* _What is being asked_: When checking the entries below, count every line with the word "long", then give only that number.

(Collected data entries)
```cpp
struct lfsr_emit_args;
int wf_lfsr_generate_dyn(wf_ctx *ctx, int degree, uint64_t mask, uint64_t state, uint64_t skip,
                         const uint64_t *d_dyn_skip, uint8_t *d_bits, int64_t n, uint64_t *h_state_out, void *stream,
                         const struct lfsr_emit_args *emit = nullptr);
int wf_lfsr_generate_map(wf_ctx *ctx, int degree, uint64_t mask, uint64_t state, uint64_t skip, uint8_t *d_bits, int64_t nbits,
                         int map_kind, int8_t *d_symbols, void *stream);
int wf_soqpsk_prbs_encode(wf_ctx *ctx, int degree, uint64_t mask, uint64_t state, uint64_t skip, const uint8_t *h_next,
                          const int8_t *h_out, uint8_t *d_bits, int64_t n, int8_t *d_symbols, void *stream, void *mid_event = nullptr);
int wf_awgn_mf_bank_dyn(wf_ctx *ctx, const double *d_signal_ri, int64_t nsamp, double rot_re, double rot_im,
                        double sigma, uint64_t seed, uint64_t stream_id, uint64_t first_index,
                        const uint64_t *d_dyn_index, const double *d_taps_ri, int nfilt, int ntaps, int64_t first,
                        int step, int64_t ncols, double *d_out_ri, void *stream, int pack_par0 = -1);
int wf_viterbi4_detect_packed(wf_ctx *ctx, const double *d_rows4, int64_t ncalls, int differential, int warmup,
                              uint8_t *d_bits, int8_t *d_syms, double *d_state, void *stream);
int wf_cpm_modulate_window(wf_ctx *ctx, const int8_t *d_symbols, int64_t sym_origin, int64_t nloc, int64_t nsym_total,
                           const double *d_h, int nh, const double *d_pulse, int ntaps, int sps, double phi0,
                           int64_t tile_lo, int64_t ntiles, double *d_out_ri, int64_t out_origin,
                           const uint64_t *d_q_in, uint64_t *d_q_out, int64_t q_out_tile, void *stream);
struct wf_mcb_opts {
    const double *pam_factor = nullptr;
    bool cpm_paired = false;
    int runs_hint = 0;
    int scratch_slot = -1;
};
int wf_mod_chan_bank_packed(wf_ctx *ctx, const int8_t *d_symbols, int64_t nsym, const double *d_h, int nh,
                            const double *d_pulse, int ntaps, int sps, double phi0, const double *d_mf_taps, double rot_re,
                            double rot_im, double sigma, uint64_t seed, uint64_t stream_id, uint64_t first_index,
                            int64_t first, int64_t ncols, int pack_par0, double *d_rows4, void *stream, int mf_ntaps = 0,
                            const wf_mcb_opts *opts = nullptr, int stage = 3);
int wf_mod_chan_bank_window(wf_ctx *ctx, const int8_t *d_symbols, int64_t sym_origin, int64_t nloc, int64_t nsym_total,
                            const double *d_h, int nh, const double *d_pulse, int ntaps, int sps, double phi0,
                            int64_t tile_lo, int64_t ntiles, const uint64_t *d_q_in, uint64_t *d_q_out, int64_t q_out_tile,
                            const double *d_mf_taps, double rot_re, double rot_im, double sigma, uint64_t seed,
                            uint64_t stream_id, uint64_t first_index, const uint64_t *d_dyn_index, int64_t first,
                            int64_t k_lo, int64_t ncols, int pack_par0, double *d_rows4, void *stream, int cpm_nf = 0, int cpm_nh = 1,
                            int stage = 3, int mf_ntaps = 0, const wf_mcb_opts *opts = nullptr);
int wf_mod_chan_bank_applies(int64_t nsym, int nh, int ntaps, int sps, int mf_ntaps, int64_t first);
int wf_link_join_internal(wf_ctx *ctx, void *stream);
int wf_mod_chan_cpm_rows_applies(int64_t nsym, int nh, int ntaps, int sps, int nfilt, int ntm, int64_t start0);
int wf_mod_chan_cpm_rows(wf_ctx *ctx, const int8_t *d_symbols, int64_t nsym, const double *d_h, int nh, const double *d_pulse,
                         int ntaps, int sps, double phi0, const double *d_templates, int nfilt, int ntm, int64_t start0,
                         double rot_re, double rot_im, double sigma, uint64_t seed, uint64_t stream_id, int64_t ncalls,
                         double *d_rows, void *stream, const wf_mcb_opts *opts = nullptr);
int wf_mod_chan_samples_applies(int64_t nsym, int nh, int ntaps, int sps);
int wf_mod_chan_samples(wf_ctx *ctx, const int8_t *d_symbols, int64_t nsym, const double *d_h, int nh, const double *d_pulse, int ntaps,
                        int sps, double phi0, double rot_re, double rot_im, double sigma, uint64_t seed, uint64_t stream_id,
                        uint64_t first_index, double *d_out_ri, void *stream);
int wf_mod_chan_samples_window(wf_ctx *ctx, const int8_t *d_symbols, int64_t sym_origin, int64_t nloc, int64_t nsym_total, const double *d_h, int nh,
                               const double *d_pulse, int ntaps, int sps, double phi0, int64_t tile_lo, int64_t ntiles, const uint64_t *d_q_in,
                               uint64_t *d_q_out, int64_t q_out_tile, double rot_re, double rot_im, double sigma, uint64_t seed, uint64_t stream_id,
                               uint64_t first_index, double *d_out_ri, int64_t out_origin, int64_t out_hi, void *stream);
int wf_promise_verified(wf_ctx *ctx, int kind, const void *const *d_ptrs, const size_t *nbytes, int nptrs, void *stream,
                        bool (*check)(const unsigned char *const *host, const size_t *nbytes, const void *arg), const void *arg, const char *what);
int wf_fsm_encode_core(wf_ctx *ctx, const uint8_t *h_next, const int8_t *h_out, int columns, int states, int card,
                       const uint8_t *d_bits, int64_t nbits, int64_t i0, int state0, const int *d_state_in,
                       int8_t *d_symbols, int *h_state_out, int *d_state_at, int64_t at_index, void *stream);

static inline int wf_grid_for(int64_t work_items, int per_block, int max_blocks)
{
    int64_t b = (work_items + per_block - 1) / per_block;
// ... 374 lines not shown
```

waveforms_amd/csrc/wf_cpm_detect.hip:

```cpp
#include <stddef.h>
#include <stdlib.h>
#include <string.h>

#include <type_traits>

#include "wf_cpm_detect.h"
#include "wf_link.h"

#define CPM_THREADS 256
#define CPM_WAVES (CPM_THREADS / WF_WAVE)
#define CPM_GROUPS 4
#define CPM_TB 4
#define CPM_DEFAULT_WARMUP 256
#define CPM_XS 68

struct cpm_tables {
    uint8_t dest[3][16][4];
    uint16_t info[3][16][4];
};

struct cpm_vit_params {
    int M, lgM, p, nh, K0, K1, Lp, NC, D, S, NF;
    int CH, W;
    int64_t ncalls, nchunks;
// ... 1052 lines not shown
extern "C" int wf_cpm_link_run(wf_ctx *ctx, const wf_cpm_link_config *cfg, void *d_workspace, int64_t workspace_bytes,
                               int64_t *d_counts, int64_t *h_compared, void *stream)
{
    WF_REQUIRE(ctx && cfg && d_workspace && d_counts, "wf_cpm_link_run: NULL argument");
    cpm_link_layout L;
    WF_REQUIRE(cpm_make_layout(cfg, L), "wf_cpm_link_run: bad configuration");
    WF_REQUIRE((reinterpret_cast<uintptr_t>(d_workspace) & 255) == 0, "wf_cpm_link_run: workspace must be 256-byte aligned");
    WF_REQUIRE((int64_t)L.total <= workspace_bytes, "wf_cpm_link_run: workspace too small (%lld < %lld)",
               (long long)workspace_bytes, (long long)L.total);
    WF_REQUIRE(cfg->d_h && cfg->d_pulse && cfg->d_templates && cfg->d_rot_cs, "wf_cpm_link_run: NULL table pointer");
    char *w = static_cast<char *>(d_workspace);
    const bool piped = (cfg->fuse & 32) != 0 && L.ncalls > 0 && !cpm_link_samples_form_quad(cfg, L);
    int rc;
    if (piped) {
        const int64_t set_bytes = round_up((int64_t)L.total, 256);
        if ((rc = link_pipe_open(ctx, "wf_cpm_link_run", set_bytes, workspace_bytes, true)) || (rc = link_pipe_select(ctx, set_bytes, w, stream))) return rc;
    } else if ((rc = wf_link_join_internal(ctx, stream))) {
        return rc;
    }
    uint8_t *bits = reinterpret_cast<uint8_t *>(w + L.off_bits);
    int8_t *syms = reinterpret_cast<int8_t *>(w + L.off_syms);
    double *sig = reinterpret_cast<double *>(w + L.off_sig);
    double *rows = reinterpret_cast<double *>(w + L.off_rows);
    uint8_t *dec = reinterpret_cast<uint8_t *>(w + L.off_dec);
    hipEvent_t *ev;
    if ((rc = link_stage_events(ctx, "wf_cpm_link_run", cfg->event_slot, ev))) return rc;
    if ((rc = mark(ev, 0, stream))) return rc;
    rc = (cfg->fuse & 16) ? 1 : wf_lfsr_generate_map(ctx, cfg->degree, cfg->mask, cfg->state, cfg->skip, bits, L.nbits, cfg->mapper_kind, syms, stream);
    if (rc < 0) return rc;
    if (rc == 1) {
        if ((rc = wf_lfsr_generate(ctx, cfg->degree, cfg->mask, cfg->state, cfg->skip, bits, L.nbits, nullptr, stream))) return rc;
        if ((rc = mark(ev, 1, stream))) return rc;
        if ((rc = wf_symbol_map(ctx, cfg->mapper_kind, bits, L.nbits, 0, 0, 0, syms, stream))) return rc;
    } else {
        if ((rc = mark(ev, 1, stream))) return rc;
    }
    if ((rc = mark(ev, 2, stream))) return rc;
    bool fused_all = false, samples_form = false;
    const bool samples_quad = cpm_link_samples_form_quad(cfg, L);
    if (cpm_link_samples_form(ctx, cfg, L)) {
        if (!samples_quad && (rc = cpm_check_paired(ctx, cfg, L.nfilt, L.ntm, stream))) return rc;
        rc = wf_mod_chan_samples(ctx, syms, cfg->nsym, cfg->d_h, cfg->det.nh, cfg->d_pulse, cfg->ntaps, cfg->sps, M_PI / 4, cos(-M_PI / 4), sin(-M_PI / 4),
                                 cfg->sigma, cfg->seed, cfg->stream_id, 0, sig, stream);
        if (rc < 0) return rc;
        samples_form = fused_all = rc == 0;
    }
    if (!fused_all && (cfg->fuse & 8) && (cfg->fuse & 2) && L.ncalls > 0) {
        wf_mcb_opts mo;
        mo.runs_hint = piped ? (L.nfilt == 4 ? 16 : 8) : 0;
        mo.cpm_paired = (cfg->fuse & 64) != 0;
        if (mo.cpm_paired && (rc = cpm_check_paired(ctx, cfg, L.nfilt, L.ntm, stream))) return rc;
        rc = wf_mod_chan_cpm_rows(ctx, syms, cfg->nsym, cfg->d_h, cfg->det.nh, cfg->d_pulse, cfg->ntaps, cfg->sps, M_PI / 4, cfg->d_templates,
                                  L.nfilt, L.ntm, L.start0, cos(-M_PI / 4), sin(-M_PI / 4), cfg->sigma, cfg->seed, cfg->stream_id, L.ncalls,
                                  rows, stream, &mo);
        if (rc < 0) return rc;
        fused_all = rc == 0;
    }
    if (!fused_all) {
        rc = wf_cpm_modulate_c128(ctx, syms, cfg->nsym, cfg->d_h, cfg->det.nh, cfg->d_pulse, cfg->ntaps, cfg->sps, M_PI / 4, sig, stream);
        if (rc < 0) return rc;
        WF_REQUIRE(rc == 0, "wf_cpm_link_run: burst / pulse outside the fused modulator (%lld symbols, %d taps)",
                   (long long)cfg->nsym, cfg->ntaps);
    }
    if ((rc = mark(ev, 3, stream)) || (rc = mark(ev, 4, stream))) return rc;
    if (fused_all) {
        if ((rc = mark(ev, 5, stream))) return rc;
    } else if (cfg->fuse & 2) {
        if ((rc = mark(ev, 5, stream))) return rc;
        if ((rc = wf_cpm_awgn_mf_rows_c128(ctx, sig, L.npts, cos(-M_PI / 4), sin(-M_PI / 4), cfg->sigma, cfg->seed, cfg->stream_id, 0,
                                           cfg->d_templates, cfg->det.nh, L.nfilt, L.ntm, L.start0, cfg->sps, L.ncalls, rows, stream))) return rc;
    } else {
        if ((rc = wf_awgn_c128(ctx, sig, L.npts, cos(-M_PI / 4), sin(-M_PI / 4), cfg->sigma, cfg->seed, cfg->stream_id, 0, sig, stream))) return rc;
        if ((rc = mark(ev, 5, stream))) return rc;
        if ((rc = wf_cpm_mf_rows_c128(ctx, sig, L.npts, cfg->d_templates, cfg->det.nh, L.nfilt, L.ntm, L.start0, cfg->sps, L.ncalls,
                                      rows, stream))) return rc;
    }
    void *back = stream;
    const bool two_back = piped && !wf_cpm_quad_applies(&cfg->det) && !wf_cpm_wide_applies(&cfg->det);
    const int edge_slot = two_back ? ctx->pipe_set : -1;
    if (piped) {
        back = two_back && ctx->pipe_set ? ctx->pipe_stream2 : ctx->pipe_stream;
        WF_HIP(hipEventRecord(ctx->pipe_front, wf_stream(stream)));
        WF_HIP(hipStreamWaitEvent(wf_stream(back), ctx->pipe_front, 0));
    }
    if ((rc = mark(ev, 6, back))) return rc;
    if (samples_form && samples_quad) {
        const cpm_mf_source mf{cfg->d_templates, L.npts, 0, L.start0};
        if ((rc = wf_cpm_viterbi_detect_in(ctx, &cfg->det, cfg->d_rot_cs, sig, L.ncalls, cfg->warmup, dec, nullptr, back, 0, 0, piped, &mf, -1))) return rc;
    } else if (samples_form) {
        const cpm_mf_source mf{cfg->d_templates, L.npts - L.start0, 0};
        if ((rc = wf_cpm_viterbi_detect_in(ctx, &cfg->det, cfg->d_rot_cs, sig + 2 * L.start0, L.ncalls, cfg->warmup, dec, nullptr, back,
                                           (int64_t)L.off_sig + 16 * L.start0, (int64_t)(L.total - L.off_sig) - L.npts * 16, piped, &mf, edge_slot)))
            return rc;
    } else if ((rc = wf_cpm_viterbi_detect_in(ctx, &cfg->det, cfg->d_rot_cs, rows, L.ncalls, cfg->warmup, dec, nullptr, back, (int64_t)L.off_rows,
                                              (int64_t)(L.total - L.off_rows) - L.ncalls * L.nfilt * 16, piped, nullptr, edge_slot)))
        return rc;
    if ((rc = mark(ev, 7, back))) return rc;
    const int64_t skip = cfg->skip_head > 0 ? cfg->skip_head : 0;
    int64_t m = L.ncalls - cfg->det.D + 1 - skip;
    if (m < 0) m = 0;
    if (m > 0)
        if ((rc = wf_cpm_count_errors(ctx, dec + skip + cfg->det.D - 1, syms + skip, cfg->det.M, m, d_counts, back))) return rc;
    if ((rc = mark(ev, 8, back))) return rc;
    if (piped && (rc = link_pipe_close(ctx, back))) return rc;
    if (h_compared) *h_compared = m;
    return WF_OK;
}

struct cpm_stream_layout : link_chunk_window {
    int64_t N, B, tile_len, spt, ntiles_total, halo, ncalls_total, m_total;
    size_t off_bits, off_syms, off_rows, off_dec, total;
    cpm_link_layout L;
    bool ok;
};

static cpm_stream_layout cpm_make_stream_layout(const wf_cpm_link_config *cfg, int64_t B, int64_t c)
{
    cpm_stream_layout S{};
    if (!cpm_make_layout(cfg, S.L) || B <= 0 || c < 0) return S;
    S.N = cfg->nsym; S.B = B;
    S.ok = wf_mod_tile_geometry(cfg->sps, cfg->ntaps, cfg->nsym, &S.tile_len, &S.spt, &S.ntiles_total) == 0;
    if (!S.ok || S.spt <= 0) { S.ok = false; return S; }
    S.halo = round_up(S.spt + 48 + cfg->det.D, 16);
    S.ncalls_total = S.L.ncalls;
    const int64_t skip = cfg->skip_head > 0 ? cfg->skip_head : 0;
    S.m_total = S.ncalls_total - cfg->det.D + 1 - skip;
    if (S.m_total < 0) S.m_total = 0;
    S.ok = B % S.spt == 0 && B % 128 == 0 && B >= 4 * S.halo &&
           ((cfg->fuse & 8) && (cfg->fuse & 2) &&
            wf_mod_chan_cpm_rows_applies(cfg->nsym, cfg->det.nh, cfg->ntaps, cfg->sps, S.L.nfilt, S.L.ntm, S.L.start0));
    static_cast<link_chunk_window &>(S) = link_chunk_window_of(B, c, S.halo, S.N, S.ncalls_total, S.spt, S.ntiles_total);
    size_t o = 0;
    const int64_t win = B + 2 * S.halo + 32;
    S.off_bits = o; o += (size_t)round_up(win * S.L.bps, 256);
    S.off_syms = o; o += (size_t)round_up(win, 256);
    S.off_rows = o; o += (size_t)round_up(B * S.L.nfilt * 16, 256);
    S.off_dec = o;  o += (size_t)round_up(B + 16, 256);
    S.total = o;
    return S;
}

extern "C" int64_t wf_cpm_link_stream_workspace_bytes(const wf_cpm_link_config *cfg, int64_t chunk_symbols)
{
    const cpm_stream_layout S = cpm_make_stream_layout(cfg, chunk_symbols, 0);
    return S.ok ? (int64_t)S.total : -1;
}

extern "C" int wf_cpm_link_stream_layout(const wf_cpm_link_config *cfg, int64_t chunk_symbols, int64_t chunk_index, int64_t *info8)
{
    if (!info8) return WF_ERR_VALUE;
    const cpm_stream_layout S = cpm_make_stream_layout(cfg, chunk_symbols, chunk_index);
    if (!S.ok) return WF_ERR_VALUE;
    info8[0] = S.ncols; info8[1] = S.k_lo; info8[2] = (int64_t)S.off_dec; info8[3] = (int64_t)S.off_syms;
    info8[4] = S.ws; info8[5] = S.ncalls_total; info8[6] = S.spt; info8[7] = (int64_t)S.off_rows;
    return WF_OK;
}
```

* _Response to this task_: 2